*** Opening of PROVIDED DATA ***

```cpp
template <typename ITEM, bool RETURNING, typename SLOT, int TPB, int BLOCK = kTileBlock, bool HEAVY = false, bool SAMPLE = false>
__global__ __launch_bounds__(BLOCK, (BLOCK >= 512 ? 2 * BLOCK / 256 : 4)) void tile_rank_insert_kernel(DevTable T, SegList S, uint64_t tile0, uint32_t n_tiles) {
  constexpr int NP = ((sizeof(ITEM) == 8 || (BLOCK < 512 && TPB == 1)) ? 4608 : 9216) / BLOCK;
  constexpr uint32_t kVec = 16 / sizeof(SLOT);
  constexpr uint32_t kB = 1u << kBucketBits;
  constexpr uint32_t kBV = kB / kVec;
  constexpr uint32_t kSlotBits = 8 * sizeof(SLOT);
  JF_DYN_LDS(s_raw);
  const TableGeom& g = T.g;
  constexpr uint32_t tsz = 1u << kMaxTileBits, nslots = TPB * tsz, nbkt = nslots >> kBucketBits, tmask = tsz - 1;
  constexpr uint32_t NBK = nbkt / BLOCK;
  SLOT* const s_tile = reinterpret_cast<SLOT*>(s_raw);
  uint32_t* const s_cnt = reinterpret_cast<uint32_t*>(s_raw + (size_t)nslots * sizeof(SLOT));
  uint32_t* const s_qn = s_cnt + (nbkt >> 1);
  constexpr uint32_t qcap = kTileQueueBytes / sizeof(ITEM) / (BLOCK / 64);
  static_assert(qcap >= 64, "phase C stages one held-back item per lane through the queue");
  ITEM* const s_q = reinterpret_cast<ITEM*>(s_qn + 4) + (threadIdx.x >> 6) * qcap;
  SLOT* const gslots = reinterpret_cast<SLOT*>(T.slots);
  const SLOT lmask = (SLOT)g.low_mask, inc = (SLOT)g.inc, occ = (SLOT)g.occ_bit;
  const uint32_t cshift = g.tag_bits + 1, idshift = kSlotBits - cshift;
  const uint32_t lane = threadIdx.x & 63;
  const unsigned long long below = lane ? (~0ull >> (64 - lane)) : 0ull;
  const ITEM hole = (ITEM)~(ITEM)0;

  auto unit_dirty = [&](uint32_t t) -> uint32_t {
    if(TPB == 2) return *reinterpret_cast<const uint16_t*>(T.dirty + tile0 + 2 * (uint64_t)t);
    return T.dirty[tile0 + t];
  };
  auto zero_counters = [&]() {
    for(uint32_t i = threadIdx.x; i < (nbkt >> 1); i += BLOCK) s_cnt[i] = 0;
  };
  auto zero_tile = [&]() {
    for(uint32_t i = threadIdx.x * kVec; i < nslots; i += BLOCK * kVec) *reinterpret_cast<uint4*>(s_tile + i) = make_uint4(0, 0, 0, 0);
  };
  auto load_tile = [&](const SLOT* gt, uint32_t d) {
    for(uint32_t b = threadIdx.x; b < nbkt; b += BLOCK) {
      const bool ld = (d >> (8 * ((b << kBucketBits) >> kMaxTileBits))) & 0xFFu;
      uint32_t c = 0;
#pragma unroll
      for(uint32_t q = 0; q < kBV; ++q) {
        uint4 v = make_uint4(0, 0, 0, 0);
        if(ld) v = *reinterpret_cast<const uint4*>(gt + ((size_t)b << kBucketBits) + q * kVec);
        *reinterpret_cast<uint4*>(s_tile + ((size_t)b << kBucketBits) + q * kVec) = v;
        if(sizeof(SLOT) == 4) c += (v.x != 0) + (v.y != 0) + (v.z != 0) + (v.w != 0);
        else c += ((v.x | v.y) != 0) + ((v.z | v.w) != 0);
      }
      reinterpret_cast<uint16_t*>(s_cnt)[b] = (uint16_t)c;
    }
  };
  auto home_of = [&](ITEM x) -> uint32_t {
    if constexpr(sizeof(ITEM) == 4) return ((uint32_t)x >> g.rem_bits) & (nslots - 1);
    else return (uint32_t)((uint64_t)x >> g.rem_bits) & (nslots - 1);
  };
  auto load_bucket = [&](uint32_t bs, SLOT (&w)[kB]) {
#pragma unroll
    for(uint32_t q = 0; q < kBV; ++q) {
      const uint4 v = *reinterpret_cast<const uint4*>(s_tile + bs + q * kVec);
      if constexpr(sizeof(SLOT) == 4) { w[4 * q] = (SLOT)v.x; w[4 * q + 1] = (SLOT)v.y; w[4 * q + 2] = (SLOT)v.z; w[4 * q + 3] = (SLOT)v.w; }
      else { w[2 * q] = (SLOT)(((uint64_t)v.y << 32) | v.x); w[2 * q + 1] = (SLOT)(((uint64_t)v.w << 32) | v.z); }
    }
  };
  auto store_bucket = [&](uint32_t bs, const SLOT (&w)[kB]) {
#pragma unroll
    for(uint32_t q = 0; q < kBV; ++q) {
      uint4 v;
      if constexpr(sizeof(SLOT) == 4) v = make_uint4((uint32_t)w[4 * q], (uint32_t)w[4 * q + 1], (uint32_t)w[4 * q + 2], (uint32_t)w[4 * q + 3]);
      else v = make_uint4((uint32_t)w[2 * q], (uint32_t)((uint64_t)w[2 * q] >> 32), (uint32_t)w[2 * q + 1], (uint32_t)((uint64_t)w[2 * q + 1] >> 32));
      *reinterpret_cast<uint4*>(s_tile + bs + q * kVec) = v;
    }
  };
  auto has_dups = [&](const SLOT (&w)[kB]) -> bool {
    SLOT sh[kB];
#pragma unroll
    for(uint32_t i = 0; i < kB; ++i) sh[i] = w[i] << idshift;
    bool d = false;
#pragma unroll
    for(uint32_t j = 1; j < kB; ++j) {
      bool e = false;
#pragma unroll
      for(uint32_t i = 0; i < j; ++i) e = e | (sh[i] == sh[j]);
      d = d | (e & (w[j] != 0));
    }
    return d;
  };
  auto merge_bucket = [&](SLOT (&w)[kB], uint64_t bucket_slot0) {
    const SLOT cmask = (SLOT)g.cnt_max;
    SLOT carry[kB];
#pragma unroll
    for(uint32_t i = 0; i < kB; ++i) carry[i] = 0;
#pragma unroll
    for(uint32_t j = 1; j < kB; ++j)
#pragma unroll
      for(uint32_t i = 0; i < j; ++i) {
        const bool same = (w[j] != 0) & (w[i] != 0) & (((w[i] ^ w[j]) & lmask) == 0);
        const SLOT sum = (SLOT)(w[i] >> cshift) + (same ? (SLOT)(w[j] >> cshift) : (SLOT)0);
        w[i] = (w[i] & lmask) | (SLOT)((sum & cmask) << cshift);
        carry[i] += (SLOT)(sum >> g.cnt_bits);
        w[j] = same ? (SLOT)0 : w[j];
      }
    SLOT o[kB], oc[kB];
#pragma unroll
    for(uint32_t i = 0; i < kB; ++i) { o[i] = 0; oc[i] = 0; }
    uint32_t n = 0;
#pragma unroll
    for(uint32_t j = 0; j < kB; ++j) {
      const bool ne = w[j] != 0;
#pragma unroll
      for(uint32_t d = 0; d <= j; ++d) { const bool here = ne & (n == d); o[d] = here ? w[j] : o[d]; oc[d] = here ? carry[j] : oc[d]; }
      n += ne ? 1u : 0u;
    }
    SLOT any = 0;
#pragma unroll
    for(uint32_t q = 0; q < kB; ++q) { w[q] = o[q]; any |= oc[q]; }
    if(RETURNING && any != 0) {
#pragma unroll
      for(uint32_t q = 0; q < kB; ++q) if(oc[q]) ovf_add_call(T.ovf_key, T.ovf_cnt, T.ovf_mask, T.counters, bucket_slot0 + q, (uint64_t)oc[q]);
    }
  };
  auto merge_tile = [&](uint64_t unit_slot0) {
    constexpr uint32_t MB0 = (TPB == 2 && sizeof(ITEM) + sizeof(SLOT) == 8 && NBK >= 4) ? 4 : (NBK >= 2 ? 2 : 1);
    constexpr uint32_t Rmax = nbkt / (BLOCK / 64);
    static_assert(Rmax >= 128, "the merge list must fit the bucket counters");
    constexpr uint32_t R = Rmax >= 512 ? 512 : Rmax >= 256 ? 256 : 128;
    constexpr uint32_t MBr = R >= 512 ? 4 : R >= 256 ? 2 : 1;
    constexpr uint32_t MBw = 16 / kB >= 1 ? 16 / kB : 1;
    constexpr uint32_t MB = MB0 < MBr ? (MB0 < MBw ? MB0 : MBw) : (MBr < MBw ? MBr : MBw);
    static_assert((BLOCK / 64) * R * 2 <= nbkt * 2, "the merge list must fit the bucket counters");
    uint16_t* const lst = reinterpret_cast<uint16_t*>(s_cnt) + (threadIdx.x >> 6) * R;
    uint32_t head = 0, cnt = 0;
#pragma unroll 1
    for(uint32_t k0 = 0; k0 < NBK; k0 += MB) {
      SLOT wb[MB][kB];
#pragma unroll
      for(uint32_t k = 0; k < MB; ++k) load_bucket((threadIdx.x + (k0 + k) * BLOCK) << kBucketBits, wb[k]);
#pragma unroll
      for(uint32_t k = 0; k < MB; ++k) {
        const bool dup = has_dups(wb[k]);
        const unsigned long long m = __ballot(dup);
        if(dup) lst[(head + cnt + (uint32_t)__popcll(m & below)) & (R - 1)] = (uint16_t)(threadIdx.x + (k0 + k) * BLOCK);
        cnt += (uint32_t)__popcll(m);
      }
      const bool last = k0 + MB >= NBK;
      while(cnt >= 64 || (last && cnt)) {
        const uint32_t n = cnt < 64 ? cnt : 64;
        (void)__ballot(true);
        if(lane < n) {
          const uint32_t b = lst[(head + lane) & (R - 1)];
          SLOT w[kB];
          load_bucket(b << kBucketBits, w);
          merge_bucket(w, unit_slot0 + ((uint64_t)b << kBucketBits));
          store_bucket(b << kBucketBits, w);
        }
        head += n; cnt -= n;
      }
    }
  };
  auto store_tile = [&](SLOT* gt, uint32_t t) {
#pragma unroll
    for(uint32_t k = 0; k < NBK; ++k) {
      const uint32_t b = threadIdx.x + k * BLOCK;
#pragma unroll
      for(uint32_t q = 0; q < kBV; ++q) {
        const uint4 v = *reinterpret_cast<const uint4*>(s_tile + ((size_t)b << kBucketBits) + q * kVec);
        *reinterpret_cast<uint4*>(gt + ((size_t)b << kBucketBits) + q * kVec) = v;
        *reinterpret_cast<uint4*>(s_tile + ((size_t)b << kBucketBits) + q * kVec) = make_uint4(0, 0, 0, 0);
      }
    }
    zero_counters();
    if(threadIdx.x == 0) {
      if(TPB == 2) *reinterpret_cast<uint16_t*>(T.dirty + tile0 + 2 * (uint64_t)t) = 0x0101;
      else T.dirty[tile0 + t] = 1;
    }
  };
  auto slow_insert = [&](ITEM x, uint64_t unit_slot0) {
    constexpr uint32_t LK = kQueueLook;
    const SLOT low = occ | (SLOT)((uint64_t)x & (g.occ_bit - 1)), neww = inc | low;
    const uint32_t h = home_of(x), hbase = h & ~tmask, hb = h & tmask & ~(kB - 1u);
    const uint32_t max_steps = (T.max_probe >> kBucketBits) + 1;
    for(uint32_t step = 0; step < max_steps; ) {
      SLOT w[LK][kB];
#pragma unroll
      for(uint32_t k = 0; k < LK; ++k) load_bucket(hbase + ((hb + ((step + k) << kBucketBits)) & tmask), w[k]);
      uint32_t hitm = 0, empm = 0;
#pragma unroll
      for(uint32_t k = 0; k < LK; ++k)
#pragma unroll
        for(uint32_t i = 0; i < kB; ++i) {
          hitm |= (uint32_t)((w[k][i] & lmask) == low) << (kB * k + i);
          empm |= (uint32_t)(w[k][i] == 0) << (kB * k + i);
        }
      for(uint32_t cand = hitm | empm; cand; cand &= cand - 1) {
        const uint32_t j = (uint32_t)__ffs((int)cand) - 1u;
        if(step + (j >> kBucketBits) >= max_steps) { step = max_steps; break; }
        const uint32_t at = hbase + ((hb + (step << kBucketBits) + j) & tmask);
        bool add = (hitm >> j) & 1;
        if(!add) {
          const SLOT was = atomicCAS(&s_tile[at], (SLOT)0, neww);
          if(was == 0) return;
          add = (was & lmask) == low;
        }
        if(add) {
          if(RETURNING) {
            const SLOT prev = atomicAdd(&s_tile[at], inc);
            if(((uint64_t)prev >> cshift) + 1 > g.cnt_max) ovf_add_call(T.ovf_key, T.ovf_cnt, T.ovf_mask, T.counters, unit_slot0 + at, 1);
          } else atomicAdd(&s_tile[at], inc);
          return;
        }
      }
      step += LK;
    }
    atomicAdd((unsigned long long*)&T.counters[CTR_FULL], 1ull);
  };

  [[maybe_unused]] PhaseClk pc;
  auto rank_request = [&](const ITEM (&it)[NP], uint32_t vm, uint32_t (&old)[NP]) {
#pragma unroll
    for(int r = 0; r < NP; ++r)
      if((vm >> r) & 1) { const uint32_t b = home_of(it[r]) >> kBucketBits; old[r] = atomicAdd(&s_cnt[b >> 1], 1u << ((b & 1) * 16)); }
  };
  [[maybe_unused]] uint32_t smp_items = 0, smp_queued = 0;
  auto place_round = [&](ITEM (&it)[NP], uint32_t vm, const uint32_t (&old)[NP], uint64_t unit_slot0, const ITEM* again, auto&& after_a) {
    uint32_t qn = 0, pend = 0;
    [[maybe_unused]] uint32_t ovm = 0;
#pragma unroll
    for(int r = 0; r < NP; ++r) JF_OPAQUE(it[r]);
#pragma unroll
    for(int r = 0; r < NP; ++r) {
      bool ov = false;
      if((vm >> r) & 1) {
        const uint32_t b = home_of(it[r]) >> kBucketBits;
        const uint32_t rank = (old[r] >> ((b & 1) * 16)) & 0xFFFFu;
        if(rank < kB) s_tile[(b << kBucketBits) + rank] = inc | occ | (SLOT)((uint64_t)it[r] & (g.occ_bit - 1));
        else ov = true;
      }
      if constexpr(HEAVY) { if(ov) ovm |= 1u << r; }
      else {
        const unsigned long long m = __ballot(ov);
        if(ov) {
          const uint32_t at = qn + (uint32_t)__popcll(m & below);
          if(at < qcap) s_q[at] = it[r]; else pend |= 1u << r;
        }
        qn += (uint32_t)__popcll(m);
      }
    }
    if constexpr(SAMPLE) { smp_items += (uint32_t)__popc(vm); smp_queued += qn; }
    if constexpr(!HEAVY) after_a();
    lds_barrier();
    JF_PHASE(pc, 2);
    merge_tile(unit_slot0);
    lds_barrier();
    JF_PHASE(pc, 6);
    uint32_t nq = qn < qcap ? qn : qcap;
    if constexpr(HEAVY) {
      uint32_t q2 = 0, carry = 0;
      constexpr int CB = kB == 4 ? 6 : 3;
#pragma unroll
      for(int r0 = 0; r0 < NP; r0 += CB) {
        SLOT wb[CB][kB];
#pragma unroll
        for(int k = 0; k < CB; ++k)
          if(r0 + k < NP && ((ovm >> (r0 + k)) & 1)) load_bucket(home_of(it[r0 + k < NP ? r0 + k : 0]) & ~(kB - 1u), wb[k]);
#pragma unroll
        for(int k = 0; k < CB; ++k) {
          if(r0 + k >= NP) continue;
          const int r = r0 + k;
          bool miss = false;
          if((ovm >> r) & 1) {
            const ITEM x = it[r];
            const SLOT low = occ | (SLOT)((uint64_t)x & (g.occ_bit - 1));
            const uint32_t bs = home_of(x) & ~(kB - 1u);
            int hit = -1;
#pragma unroll
            for(int i = (int)kB - 1; i >= 0; --i) if((wb[k][i] & lmask) == low) hit = i;
            if(hit >= 0) {
              if(RETURNING) {
                const SLOT prev = atomicAdd(&s_tile[bs + hit], inc);
                if(((uint64_t)prev >> cshift) + 1 > g.cnt_max) carry |= 1u << r;
              } else atomicAdd(&s_tile[bs + hit], inc);
            } else miss = true;
          }
          const unsigned long long m2 = __ballot(miss);
          if(miss) {
            const uint32_t at = q2 + (uint32_t)__popcll(m2 & below);
            if(at < qcap) s_q[at] = it[r]; else pend |= 1u << r;
          }
          q2 += (uint32_t)__popcll(m2);
        }
      }
      (void)__ballot(true);
      after_a();
      while(carry) {
        const uint32_t r = (uint32_t)__ffs((int)carry) - 1u; carry &= carry - 1;
        const ITEM x = again[r * BLOCK + threadIdx.x];
        const SLOT low = occ | (SLOT)((uint64_t)x & (g.occ_bit - 1));
        const uint32_t bs = home_of(x) & ~(kB - 1u);
        SLOT w[kB];
        load_bucket(bs, w);
        uint32_t hit = 0;
#pragma unroll
        for(int i = (int)kB - 1; i >= 1; --i) if((w[i] & lmask) == low) hit = (uint32_t)i;
        if((w[0] & lmask) == low) hit = 0;
        ovf_add_call(T.ovf_key, T.ovf_cnt, T.ovf_mask, T.counters, unit_slot0 + bs + hit, 1);
      }
      nq = q2 < qcap ? q2 : qcap;
    }
    for(;;) {
      for(uint32_t i = lane; i < nq; i += 64) slow_insert(s_q[i], unit_slot0);
      const unsigned long long m = __ballot(pend != 0);
      if(!m) break;
      if(pend) {
        const uint32_t r = (uint32_t)__ffs((int)pend) - 1u;
        pend &= pend - 1;
        s_q[(uint32_t)__popcll(m & below)] = again[r * BLOCK + threadIdx.x];
      }
      nq = (uint32_t)__popcll(m);
      (void)__ballot(true);
    }
    JF_PHASE(pc, 5);
    lds_barrier();
    JF_PHASE(pc, 3);
  };
  zero_counters();
  zero_tile();
  lds_barrier();
  const uint64_t* off = S.off[0];
  const uint32_t sh = S.sh[0];
  const bool holes = sh != 0;
  const ITEM* src = reinterpret_cast<const ITEM*>(S.items[0]);
  const uint32_t G = gridDim.x;
  constexpr uint64_t kRound = (uint64_t)NP * BLOCK;
  uint32_t t = blockIdx.x;
  uint64_t a0 = 0, b0 = 0, a1 = 0, b1 = 0; uint32_t d0 = 0, d1 = 0;
  ITEM cur[NP];
  auto fetch = [&](uint64_t a, uint64_t b) {
    const ITEM* ub = src + a;
    const uint32_t n = (uint32_t)((b - a) < kRound ? (b - a) : kRound);
    if(b <= a) return;
    uint32_t tid = threadIdx.x;
    JF_OPAQUE(tid);
#pragma unroll
    for(int r = 0; r < NP; ++r) {
      const uint32_t i = (uint32_t)r * BLOCK + tid;
      cur[r] = ub[i < n ? i : n - 1];
    }
  };
  if(t < n_tiles) { a0 = off[(size_t)t << sh]; b0 = off[((size_t)t << sh) + 1]; d0 = unit_dirty(t); }
  if(t + G < n_tiles) { a1 = off[(size_t)(t + G) << sh]; b1 = off[((size_t)(t + G) << sh) + 1]; d1 = unit_dirty(t + G); }
  fetch(a0, b0);
  uint64_t c0 = a0;
  while(t < n_tiles) {
    if(b0 <= a0) {
      uint64_t a2 = 0, b2 = 0; uint32_t d2 = 0;
      if(t + 2 * G < n_tiles) { a2 = off[(size_t)(t + 2 * G) << sh]; b2 = off[((size_t)(t + 2 * G) << sh) + 1]; d2 = unit_dirty(t + 2 * G); }
      t += G; a0 = a1; b0 = b1; d0 = d1; a1 = a2; b1 = b2; d1 = d2; c0 = a0;
      fetch(a0, b0);
      continue;
    }
    const bool first = c0 == a0, last = c0 + kRound >= b0;
    const uint64_t unit_slot0 = (tile0 + (uint64_t)TPB * t) << kMaxTileBits;
    SLOT* gt = gslots + unit_slot0;
    JF_PHASE(pc, 0);
    const uint32_t n0 = (uint32_t)((b0 - c0) < kRound ? (b0 - c0) : kRound);
    uint32_t vm = 0, tid = threadIdx.x;
    JF_OPAQUE(tid);
#pragma unroll
    for(int r = 0; r < NP; ++r)
      if((uint32_t)r * BLOCK + tid < n0 && !(holes && cur[r] == hole)) vm |= 1u << r;
    const uint32_t d_eff = first ? d0 : (TPB == 2 ? 0x0101u : 1u);
    if(d_eff) { load_tile(gt, d_eff); lds_barrier(); }
    uint32_t old[NP];
    rank_request(cur, vm, old);
    JF_PHASE(pc, 1);
    uint64_t a2 = 0, b2 = 0; uint32_t d2 = 0;
    if(last && t + 2 * G < n_tiles) { a2 = off[(size_t)(t + 2 * G) << sh]; b2 = off[((size_t)(t + 2 * G) << sh) + 1]; d2 = unit_dirty(t + 2 * G); }
    place_round(cur, vm, old, unit_slot0, src + c0, [&] { if(last) fetch(a1, b1); else fetch(c0 + kRound, b0); });
    store_tile(gt, t);
    lds_barrier();
    JF_PHASE(pc, 4);
    if(last) { t += G; a0 = a1; b0 = b1; d0 = d1; a1 = a2; b1 = b2; d1 = d2; c0 = a0; }
    else c0 += kRound;
  }
  JF_PHASE_FLUSH(pc, 16);
  if constexpr(SAMPLE) {
    uint32_t w = smp_items;
    for(int o = 32; o > 0; o >>= 1) w += __shfl_down(w, o, 64);
    if(lane == 0) {
      atomicAdd((unsigned long long*)&T.counters[CTR_T_ITEMS], (unsigned long long)w);
      atomicAdd((unsigned long long*)&T.counters[CTR_T_QUEUED], (unsigned long long)smp_queued);
    }
  }
}

}
```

*** Close of PROVIDED DATA ***

— PROBLEM —
State how many lines in the entries above hold the word "nslots", with no further text.

— EXERCISE SOLUTION —
5